I've seen something similar to this at my local holistic pet food store: 

Amazon.com: Pawz Rubber All Weather Dog Boots - Set of 12 SMALL - (RED): Gateway

Here's the same product on Petco's site: PETCO.com - PAWZ Dog Boots customer reviews - product reviews - read top consumer ratings

I have also tried normal boots for Bailey but they are really awkward and keep falling off. So I plan on trying these Pawz ones for winter time.


----------



## PreciousPrince (Feb 27, 2006)

I have these:

1. Noobys (They don't sell direct do a google search for places that carry)
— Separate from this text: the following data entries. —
int aptp_conv_gemm(const AptpConvGemmParams* p, aptp_stream_t stream);
int64_t aptp_conv_gemm_workspace_bytes(const AptpConvGemmParams* p);
int aptp_conv_gemm_colstat_rows(const AptpConvGemmParams* p);
int aptp_conv_gemm_tiles(const AptpConvGemmParams* p);
int aptp_conv_gemm_rowstat_slots(const AptpConvGemmParams* p);
int aptp_conv_gemm_suggest_split_k(const AptpConvGemmParams* p);

typedef struct {
  const float* stats;
  int32_t ld, rows_per_block, C;
  const void* ustats;
  int32_t unit, units, nrep;
} AptpGroupNormColStats;

typedef struct {
  const void* x; int64_t ldx;
  void* y; int64_t ldy;
  int32_t B, HW, C, groups;
  const float* gamma; const float* beta;
  float eps;
  int32_t silu;
  void* workspace;
  int32_t variant;
  int32_t* counters;
  AptpGroupNormColStats colstats[2];
  int32_t io_f32;
} AptpGroupNormParams;

int aptp_groupnorm(const AptpGroupNormParams* p, aptp_stream_t stream);
int aptp_groupnorm_nchunk(int HW);
int aptp_rows_nchunk(int rows);
int64_t aptp_groupnorm_workspace_bytes(const AptpGroupNormParams* p);

typedef struct {
  const void* x; int64_t ldx;
  void* y; int64_t ldy;
  int32_t rows, C;
  const float* gamma; const float* beta;
  float eps;
  int32_t io_f32;
} AptpLayerNormParams;

int aptp_layernorm(const AptpLayerNormParams* p, aptp_stream_t stream);

typedef struct {
  const void* q; int64_t q_stride_b, q_stride_l;
  const void* k; int64_t k_stride_b, k_stride_l;
  const void* v; int64_t v_stride_b, v_stride_l;
  void* o; int64_t o_stride_b, o_stride_l;
  int32_t B, heads, Lq, Lk;
  float scale;
  float* lse;
  int32_t variant;
  int32_t io_f32;
} AptpAttentionParams;

int aptp_attention(const AptpAttentionParams* p, aptp_stream_t stream);

typedef struct {
  const void* sample; int32_t sample_bf16;
  void* x;
  int32_t B, C, H, W, cin_pad;
  const float* timesteps;
  const float* freqs;
  int32_t half;
  void* t_emb;
} AptpUnetPrologueParams;

typedef struct {
  const float* y; int64_t ldy;
  void* out; int32_t out_bf16;
  int32_t B, C, H, W;
} AptpUnetEpilogueParams;

int aptp_unet_prologue(const AptpUnetPrologueParams* p, aptp_stream_t stream);
int aptp_unet_epilogue(const AptpUnetEpilogueParams* p, aptp_stream_t stream);

typedef struct {
  const void* q; int64_t q_stride_b, q_stride_l;
  const void* k; int64_t k_stride_b, k_stride_l;
  const void* v; int64_t v_stride_b, v_stride_l;
  void* o; int64_t o_stride_b, o_stride_l;
  int32_t B, Lq, Lk;
  float scale;
  int32_t io_f32;
} AptpAttentionWideParams;

int aptp_attention_wide(const AptpAttentionWideParams* p, aptp_stream_t stream);

typedef struct {
  const float* y; int64_t ldy;
  void* out; int32_t out_u8;
  int32_t B, H, W;
} AptpImageOutParams;

int aptp_image_out(const AptpImageOutParams* p, aptp_stream_t stream);

typedef struct {
  const void* x; int32_t x_bf16;
  void* out; int32_t out_f32;
  int32_t B, C, H, W;
} AptpImageInParams;

int aptp_image_in(const AptpImageInParams* p, aptp_stream_t stream);

typedef struct {
  const float* y; int64_t ldy;
  const float* wq;
  const float* bq;
  float* moments;
  const float* eps;
  void* latents; int32_t latents_bf16;
  float scale;
  int32_t B, H, W;
} AptpLatentDistParams;

int aptp_latent_dist(const AptpLatentDistParams* p, aptp_stream_t stream);

typedef struct {
  const void* q; int64_t q_stride_b, q_stride_l;
  const void* k; int64_t k_stride_b, k_stride_l;
  const void* v; int64_t v_stride_b, v_stride_l;
  void* o; int64_t o_stride_b, o_stride_l;
  int32_t B, heads, L;
  float scale;
  int32_t io_f32;
} AptpAttentionCausalParams;

int aptp_attention_causal(const AptpAttentionCausalParams* p, aptp_stream_t stream);

typedef struct {
  const int64_t* ids;
  const float* tok;
  const float* pos;
  void* out; int64_t ldo;
  int32_t B, L, C, vocab;
  int32_t out_f32;
  int32_t pos_rows;
} AptpTokenEmbedParams;

int aptp_token_embed(const AptpTokenEmbedParams* p, aptp_stream_t stream);

typedef struct {
  const void* q; int64_t q_stride_b, q_stride_l;
  const void* k; int64_t k_stride_b, k_stride_l;
  const void* v; int64_t v_stride_b, v_stride_l;
  void* o; int64_t o_stride_b, o_stride_l;
  const float* relbias;
  const float* key_mask;
  int32_t B, heads, L;
  float scale;
  int32_t io_f32;
} AptpAttentionBiasParams;

int aptp_attention_bias(const AptpAttentionBiasParams* p, aptp_stream_t stream);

2. Dog Booties (I have the fleece ones but one of the other styles would probably be better for snow)


----------



## Ladysmom (Oct 19, 2004)

A member on a Yorkie forum I belong to sells dog boots. We don't need them here in North Carolina so I haven't tried them, but she gets great reviews from other members who have:

Dog Boots, Dog Shoes and Dog Booties from alldogboots.com


----------



## jan149 (Jul 23, 2010)

Thanks for all of the replies - I'll look into them and check out the reviews as well. Luckily, it seems that Haley doesn't mind wearing them, which is great.


----------



## AllDogBoots (Sep 30, 2010)

I've been wanting to join this forum for a long time, but decided this is the perfect opportunity to do so. I have a maltese/yorkie mix named Cooper, and yes, I happen to sell dog boots.

I would love to help you pick some out for Haley


----------



## Ladysmom (Oct 19, 2004)

AllDogBoots said:


> I've been wanting to join this forum for a long time, but decided this is the perfect opportunity to do so. I have a maltese/yorkie mix named Cooper, and yes, I happen to sell dog boots.
> 
> I would love to help you pick some out for Haley


Welcome to SM! You probably know me from Yorkie Talk. I've been following little Max's story.

I just wanted to give you a heads up that you have to be a paid vendor to advertise here or have a website in your signature. All the information is pinned in the Vendor section or you can pm the Admin.

:Welcome 4:


----------



## AllDogBoots (Sep 30, 2010)

Ladysmom said:


> Welcome to SM! You probably know me from Yorkie Talk. I've been following little Max's story.
> 
> I just wanted to give you a heads up that you have to be a paid vendor to advertise here or have a website in your signature. All the information is pinned in the Vendor section or you can pm the Admin.
> 
> :Welcome 4:


Of course I know who you are! You've been very supportive. And, oh dear I hope this isn't a problem. I'll contact Admin right away. Thanks.


----------



## sophie (Jul 9, 2006)

Welcome to SM! We're facebook friends! 

Linda



AllDogBoots said:


> I've been wanting to join this forum for a long time, but decided this is the perfect opportunity to do so. I have a maltese/yorkie mix named Cooper, and yes, I happen to sell dog boots.
> 
> I would love to help you pick some out for Haley


----------



## AllDogBoots (Sep 30, 2010)

sophie said:


> Welcome to SM! We're facebook friends!
> 
> Linda


Small world!!


----------



## Aarianne (Jul 22, 2005)

I use the fleece-lined Muttluks with my girls and I haven't had the need to try anything else. 

Some online stores carry them or they can be ordered from their own website too (that's where I ordered mine from).
muttluks


----------